What this task involves -> As the answer, give a copy of each line below that includes the word "layer".

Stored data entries
_ _ _ _

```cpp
constexpr int kMultiWaves = 4;
constexpr size_t kMultiSmem = (size_t)(kMultiWaves * 2 * 64 + 64 * kMultiWaves + 16 + 32) * 4 + (size_t)(kMultiWaves - 1) * 64 * 64 * 4;
template <bool GEMMA>
__device__ __forceinline__ void attention_multi_tag(const AttnArgs& a, const int h, const int pos, char* smem, const uint64_t etab, const AttTag& tg) {
    constexpr int HS = 64, HS4 = 16, half = 32;
    const int lane = threadIdx.x & 63, wv = __builtin_amdgcn_readfirstlane((int)threadIdx.x >> 6);
    const int nw = (pos >> 6) + 1 < kMultiWaves ? (pos >> 6) + 1 : kMultiWaves;
    if (wv >= nw) return;
    const int tb = 64 * wv, t = tb + lane;
    const int kv_mul = a.n_heads / a.n_kv_heads, kvh = h / kv_mul, kv_dim = a.n_kv_heads * HS;
    const int T = pos + 1, S = a.seq_len;
    float* base = reinterpret_cast<float*>(smem);
    float* qs = base + wv * 2 * HS;
    float* kn = qs + HS;
    float* att = base + kMultiWaves * 2 * HS;
    float* red = att + 64 * kMultiWaves + 16;
    float* prod = red + 32;
    float* kT = att_k_head(a, kvh, HS);
    const float* vbase = a.v_cache + (size_t)a.layer * S * kv_dim + kvh * HS;
    if (a.dbg && lane == 0 && wv == 0 && blockIdx.x == 0) a.dbg[0] = wall_clock64();

    const float2 cs = *reinterpret_cast<const float2*>(a.rope + ((size_t)pos * half + (lane < half ? lane : 0)) * 2);
    f32x4v kreg[HS4];
    {
        const int tk = t < S ? t : S - 1;
        if (tb < pos) {
#pragma unroll
            for (int g = 0; g < HS4; ++g) kreg[g] = *reinterpret_cast<const f32x4v*>(kT + ((size_t)g * S + tk) * 4);
        } else {
#pragma unroll
            for (int g = 0; g < HS4; ++g) kreg[g] = f32x4v{0.0f, 0.0f, 0.0f, 0.0f};
        }
    }
    float v[64];
    const __amdgpu_buffer_rsrc_t vrs = __builtin_amdgcn_make_buffer_rsrc(const_cast<float*>(vbase), 0, 0x7fffffff, 0x00020000);
    const int vrow = kv_dim * 4;
    auto vblock = [&](auto self, auto u0c) __attribute__((always_inline)) -> void {
        constexpr int u0 = decltype(u0c)::value;
        if constexpr (u0 < 64) {
            if (tb + u0 < pos) {
#pragma unroll
                for (int u = 0; u < 16; ++u) {
                    const int row = tb + u0 + u < S ? tb + u0 + u : S - 1;
                    v[u0 + u] = __uint_as_float(__builtin_amdgcn_raw_buffer_load_b32(vrs, lane * 4, row * vrow, 0));
                }
                self(self, std::integral_constant<int, u0 + 16>());
            }
        }
    };
    vblock(vblock, std::integral_constant<int, 0>());
#pragma unroll
    for (int u = 0; u < 64; ++u) { v[u] = tb + u < pos ? v[u] : 0.0f; asm volatile("" : "+v"(v[u])); }
    if (a.dbg && lane == 0 && wv == 0 && blockIdx.x == 0) a.dbg[1] = wall_clock64();

    unsigned long long xg[3];
    {
        const unsigned long long* gp[3];
        granules_of(tg, h, kvh, HS, lane, gp);
        poll_granules<3>(gp, tg, a.layer, xg);
    }
    asm volatile("s_waitcnt vmcnt(0)" ::: "memory");
    if (a.dbg && lane == 0 && wv == 0 && blockIdx.x == 0) a.dbg[2] = wall_clock64();
    const float vnew = __uint_as_float((unsigned)xg[2]);
    qs[lane] = __uint_as_float((unsigned)xg[0]); kn[lane] = __uint_as_float((unsigned)xg[1]);
    const bool own_pos = (pos >> 6) == wv;
    if (lane < half) {
        const int j = lane;
        const float2 rq = rope_rotate(qs[j], qs[j + half], cs.x, cs.y);
        qs[j] = rq.x; qs[j + half] = rq.y;
        const float2 rk = rope_rotate(kn[j], kn[j + half], cs.x, cs.y);
        kn[j] = rk.x; kn[j + half] = rk.y;
        if (wv == 0) k_store_pair(kT, S, pos, j, half, rk.x, rk.y);
    }
    if (own_pos) {
#pragma unroll
        for (int g = 0; g < HS4; ++g) {
            const float4 n4 = reinterpret_cast<const float4*>(kn)[g];
            const bool me = lane == (pos & 63);
            kreg[g][0] = me ? n4.x : kreg[g][0]; kreg[g][1] = me ? n4.y : kreg[g][1]; kreg[g][2] = me ? n4.z : kreg[g][2]; kreg[g][3] = me ? n4.w : kreg[g][3];
        }
    }
    if (a.dbg && lane == 0 && wv == 0 && blockIdx.x == 0) a.dbg[3] = wall_clock64();

    int wpos = pos;
    if constexpr (GEMMA) { const int wb = a.st->win_base; wpos = wb >= 0 ? wb : pos; }
    const float sqrt_hs = sqrtf((float)HS), ninf = __uint_as_float(0xff800000u);
    float sc;
    {
        float score = 0.0f;
#pragma unroll
        for (int g = 0; g < HS4; ++g) {
            const float4 q4 = reinterpret_cast<const float4*>(qs)[g];
            float pr;
            pr = q4.x * kreg[g][0]; score = score + pr;
            pr = q4.y * kreg[g][1]; score = score + pr;
            pr = q4.z * kreg[g][2]; score = score + pr;
            pr = q4.w * kreg[g][3]; score = score + pr;
        }
        score = score / sqrt_hs;
        if constexpr (GEMMA) score = gemma_cap_window(score, wpos, t);
        sc = t < T ? score : ninf;
    }
    if (a.dbg && lane == 0 && wv == 0 && blockIdx.x == 0) a.dbg[4] = wall_clock64();
    float mx = wave64_max(sc);
    if (nw > 1) {
        if (lane == 0) red[wv] = mx;
        lds_barrier();
        mx = red[0];
        for (int w = 1; w < nw; ++w) mx = fmaxf(mx, red[w]);
    }
    const float e0 = expf_glibc_t(t < T ? sc - mx : 0.0f, etab);
    const float ex = t < T ? e0 : 0.0f;
    float sum;
    if (nw == 1) {
        sum = wave_serial_sum(0.0f, ex, (T + 15) >> 4);
    } else {
        for (int s = 0; s < nw; ++s) {
            if (wv == s) {
                const int left = T - 64 * s;
                const float part = wave_serial_sum(s ? red[8 + s - 1] : 0.0f, ex, left >= 64 ? 4 : (left + 15) >> 4);
                if (lane == 0) red[8 + s] = part;
            }
            lds_barrier();
        }
        sum = red[8 + nw - 1];
    }
    const float w = ex / sum;
    att[t] = t < pos ? w : 0.0f;
    float a_pos = 0.0f;
    if (own_pos) a_pos = __builtin_bit_cast(float, __builtin_amdgcn_readlane(__builtin_bit_cast(int, w), pos & 63));
    if (a.dbg && lane == 0 && wv == 0 && blockIdx.x == 0) a.dbg[5] = wall_clock64();
    if (wv > 0) {
        if (own_pos && lane == 0) red[4] = a_pos;
        float* mine = prod + (size_t)(wv - 1) * 64 * HS;
#pragma unroll
        for (int u0 = 0; u0 < 64; u0 += 16) {
            if (tb + u0 < pos) {
                float4 w4[4];
#pragma unroll
                for (int u = 0; u < 4; ++u) w4[u] = reinterpret_cast<const float4*>(att)[(tb + u0) / 4 + u];
#pragma unroll
                for (int u = 0; u < 4; ++u) {
                    mine[(u0 + 4 * u + 0) * HS + lane] = w4[u].x * v[u0 + 4 * u + 0];
                    mine[(u0 + 4 * u + 1) * HS + lane] = w4[u].y * v[u0 + 4 * u + 1];
                    mine[(u0 + 4 * u + 2) * HS + lane] = w4[u].z * v[u0 + 4 * u + 2];
                    mine[(u0 + 4 * u + 3) * HS + lane] = w4[u].w * v[u0 + 4 * u + 3];
                }
            }
        }
        lds_barrier();
        return;
    }
    float o = 0.0f;
#pragma unroll
    for (int u0 = 0; u0 < 64; u0 += 16) {
        if (u0 < pos) {
            float4 w4[4];
#pragma unroll
            for (int u = 0; u < 4; ++u) w4[u] = reinterpret_cast<const float4*>(att)[u0 / 4 + u];
#pragma unroll
            for (int u = 0; u < 4; ++u) {
                float pr;
                pr = w4[u].x * v[u0 + 4 * u + 0]; o = o + pr;
                pr = w4[u].y * v[u0 + 4 * u + 1]; o = o + pr;
                pr = w4[u].z * v[u0 + 4 * u + 2]; o = o + pr;
                pr = w4[u].w * v[u0 + 4 * u + 3]; o = o + pr;
            }
        }
    }
    if (nw > 1) {
        lds_barrier();
        a_pos = red[4];
        for (int k0 = 0; k0 < 64 * (kMultiWaves - 1); k0 += 16) {
            if (64 + k0 < pos) {
                float pb[16];
#pragma unroll
                for (int u = 0; u < 16; ++u) pb[u] = prod[(k0 + u) * HS + lane];
#pragma unroll
                for (int u = 0; u < 16; ++u) o = o + pb[u];
            }
        }
    }
    {
        const float pr = a_pos * vnew;
        o = o + pr;
        a.out[h * HS + lane] = o;
    }
    if (a.dbg && lane == 0 && wv == 0 && blockIdx.x == 0) a.dbg[7] = wall_clock64();
}

template <int HS> struct QuadGeom {
    static constexpr int HS4 = HS / 4, ND = (HS + 63) / 64, NH2 = (HS / 2 + 63) / 64;
    static constexpr int KPW = HS <= 128 ? 32 : 16, TWK = 4 * KPW;
    static constexpr int NPASS = TWK / 64;
    static constexpr size_t SMEM = (size_t)(4 * 2 * HS + TWK + 16 + 32) * 4 + (size_t)HS4 * TWK * 16;
    static_assert((size_t)3 * KPW * ND * 64 * 4 <= (size_t)HS4 * TWK * 16, "the products alias the K tile");
};
template <int HS, bool GEMMA>
__device__ __forceinline__ void attention_quad_tag(const AttnArgs& a, const int h, const int pos, char* smem, const uint64_t etab, const AttTag& tg) {
    using Q = QuadGeom<HS>;
    constexpr int HS4 = Q::HS4, ND = Q::ND, NH2 = Q::NH2, KPW = Q::KPW, TWK = Q::TWK, half = HS / 2;
    const int lane = threadIdx.x & 63, wv = __builtin_amdgcn_readfirstlane((int)threadIdx.x >> 6);
    const int kpw = (KPW == 32 && pos >= 64) ? 32 : 16;
    const int tb = kpw * wv;
    const int kv_mul = a.n_heads / a.n_kv_heads, kvh = h / kv_mul, kv_dim = a.n_kv_heads * HS;
    const int T = pos + 1, S = a.seq_len;
    float* base = reinterpret_cast<float*>(smem);
    float* qs = base + wv * 2 * HS;
    float* kn = qs + HS;
    float* att = base + 4 * 2 * HS;
    float* red = att + TWK + 16;
    float4* kt = reinterpret_cast<float4*>(red + 32);
    float* prod = reinterpret_cast<float*>(kt);
    float* kT = att_k_head(a, kvh, HS);
    const float* vbase = a.v_cache + (size_t)a.layer * S * kv_dim + kvh * HS;
    if (a.dbg && lane == 0 && wv == 0 && blockIdx.x == 0) a.dbg[0] = wall_clock64();

    float2 cs[NH2];
#pragma unroll
    for (int i = 0; i < NH2; ++i) { const int j = lane + 64 * i; cs[i] = *reinterpret_cast<const float2*>(a.rope + ((size_t)pos * half + (j < half ? j : 0)) * 2); }
#pragma unroll
    for (int p = 0; p < Q::NPASS; ++p) {
        if (64 * p < pos) {
#pragma unroll
            for (int gg = 0; gg < HS4 / 4; ++gg) {
                const int g = wv * (HS4 / 4) + gg;
                __builtin_amdgcn_global_load_lds((const LMRS_GLOBAL void*)(kT + ((size_t)g * S + 64 * p + lane) * 4),
                                                 (__attribute__((address_space(3))) void*)(kt + g * TWK + 64 * p), 16, 0, 0);
            }
        }
    }
    float v[ND][KPW];
    const __amdgpu_buffer_rsrc_t vrs = __builtin_amdgcn_make_buffer_rsrc(const_cast<float*>(vbase), 0, 0x7fffffff, 0x00020000);
    const int vrow = kv_dim * 4, vb0 = tb * vrow;
    auto vblock = [&](auto self, auto u0c) __attribute__((always_inline)) -> void {
        constexpr int u0 = decltype(u0c)::value;
        if constexpr (u0 < KPW) {
            if (u0 < kpw && tb + u0 < pos) {
#pragma unroll
                for (int u = 0; u < 16; ++u)
#pragma unroll
                    for (int i = 0; i < ND; ++i) {
                        const int d = lane + 64 * i;
                        v[i][u0 + u] = __uint_as_float(__builtin_amdgcn_raw_buffer_load_b32(vrs, (d < HS ? d : 0) * 4, vb0 + (u0 + u) * vrow, 0));
                    }
                self(self, std::integral_constant<int, u0 + 16>());
            }
        }
    };
    vblock(vblock, std::integral_constant<int, 0>());
#pragma unroll
    for (int u = 0; u < KPW; ++u)
#pragma unroll
        for (int i = 0; i < ND; ++i) { v[i][u] = (u < kpw && tb + u < pos) ? v[i][u] : 0.0f; asm volatile("" : "+v"(v[i][u])); }
    if (a.dbg && lane == 0 && wv == 0 && blockIdx.x == 0) a.dbg[1] = wall_clock64();

    unsigned long long xg[3 * ND];
    {
        const unsigned long long* gp[3 * ND];
#pragma unroll
        for (int i = 0; i < ND; ++i) { const int d = lane + 64 * i; granules_of(tg, h, kvh, HS, d < HS ? d : 0, gp + 3 * i); }
        poll_granules<3 * ND>(gp, tg, a.layer, xg);
    }
    asm volatile("s_waitcnt vmcnt(0)" ::: "memory");
// ... 1164 lines not shown
```

Before: 1391 tok/s.

## Cut barriers in argmax tail and small-context attention via lane swaps and padded LDS

The argmax tail now has every thread redo the cross-wave reduction itself, which removes a shared-variable broadcast and one block barrier. In the pair and multi-wave attention paths, RoPE partners come from a permlane32 swap rather than an LDS round trip. The softmax sum is built by publishing exps once and having every wave run the serial sum redundantly, replacing the chain of one barrier per wave. The partial products move to a per-lane padded layout written as float4 and read back by a new chain_rows16 helper. This adds LDS space and redundant per-thread work, and chain_rows16 is only forward-declared in the shown code.

```diff
diff --git a/lm.rs_amd/csrc/lmrs_kernels.hip b/lm.rs_amd/csrc/lmrs_kernels.hip
--- a/lm.rs_amd/csrc/lmrs_kernels.hip
+++ b/lm.rs_amd/csrc/lmrs_kernels.hip
@@ -155,7 +155,6 @@
 __device__ __forceinline__ void argmax_tail(const ArgmaxArgs& a, float best, int best_i, int nan0, const TailPre& pre) {
     __shared__ float sv[kBlock / 64];
     __shared__ int si[kBlock / 64];
-    __shared__ uint32_t s_next;
     if (threadIdx.x == 0 && a.tail_row > 0 && (0.0f > best || (0.0f == best && a.tail_row < best_i))) { best = 0.0f; best_i = a.tail_row; }
 #pragma unroll
     for (int off = 32; off >= 1; off >>= 1) {
@@ -164,22 +163,21 @@
     }
     if ((threadIdx.x & 63) == 0) { sv[threadIdx.x >> 6] = best; si[threadIdx.x >> 6] = best_i; }
     nan0 = __syncthreads_or(nan0);
+    best = sv[0]; best_i = si[0];
+#pragma unroll
+    for (int w = 1; w < kBlock / 64; ++w)
+        if (sv[w] > best || (sv[w] == best && si[w] < best_i)) { best = sv[w]; best_i = si[w]; }
+    int win = best_i;
+    if (nan0 || win == 0x7fffffff) win = 0;
+    const int pos = pre.pos;
+    const bool feed = pos + 1 >= pre.prompt_end;
+    const uint32_t token = feed ? (uint32_t)win : pre.tok_next;
     if (threadIdx.x == 0) {
-        for (int w = 1; w < kBlock / 64; ++w)
-            if (sv[w] > best || (sv[w] == best && si[w] < best_i)) { best = sv[w]; best_i = si[w]; }
-        int win = best_i;
-        if (nan0 || win == 0x7fffffff) win = 0;
-        const int pos = pre.pos;
-        uint32_t next = (uint32_t)win;
-        if (pos + 1 >= pre.prompt_end) a.tokens[pos + 1] = next;
-        else next = pre.tok_next;
+        if (feed) a.tokens[pos + 1] = token;
         a.st->pos = pos + 1;
         a.st->step_count += 1;
         if (a.seq) *a.seq += 1u;
-        s_next = next;
-    }
-    __syncthreads();
-    const uint32_t token = s_next;
+    }
     if (a.emb.q4 == 0 && a.emb.dim > 0 && (a.emb.dim & 7) == 0 && a.emb.dim <= 8 * 4 * kBlock) {
         const int8_t* qrow = reinterpret_cast<const int8_t*>(a.emb.emb_q) + (size_t)token * a.emb.dim;
         const float* srow = a.emb.emb_s + ((size_t)token * a.emb.dim) / kGS;
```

_ _ _ _

Solution to this problem ->
    const float* vbase = a.v_cache + (size_t)a.layer * S * kv_dim + kvh * HS;
        poll_granules<3>(gp, tg, a.layer, xg);
    const float* vbase = a.v_cache + (size_t)a.layer * S * kv_dim + kvh * HS;
        poll_granules<3 * ND>(gp, tg, a.layer, xg);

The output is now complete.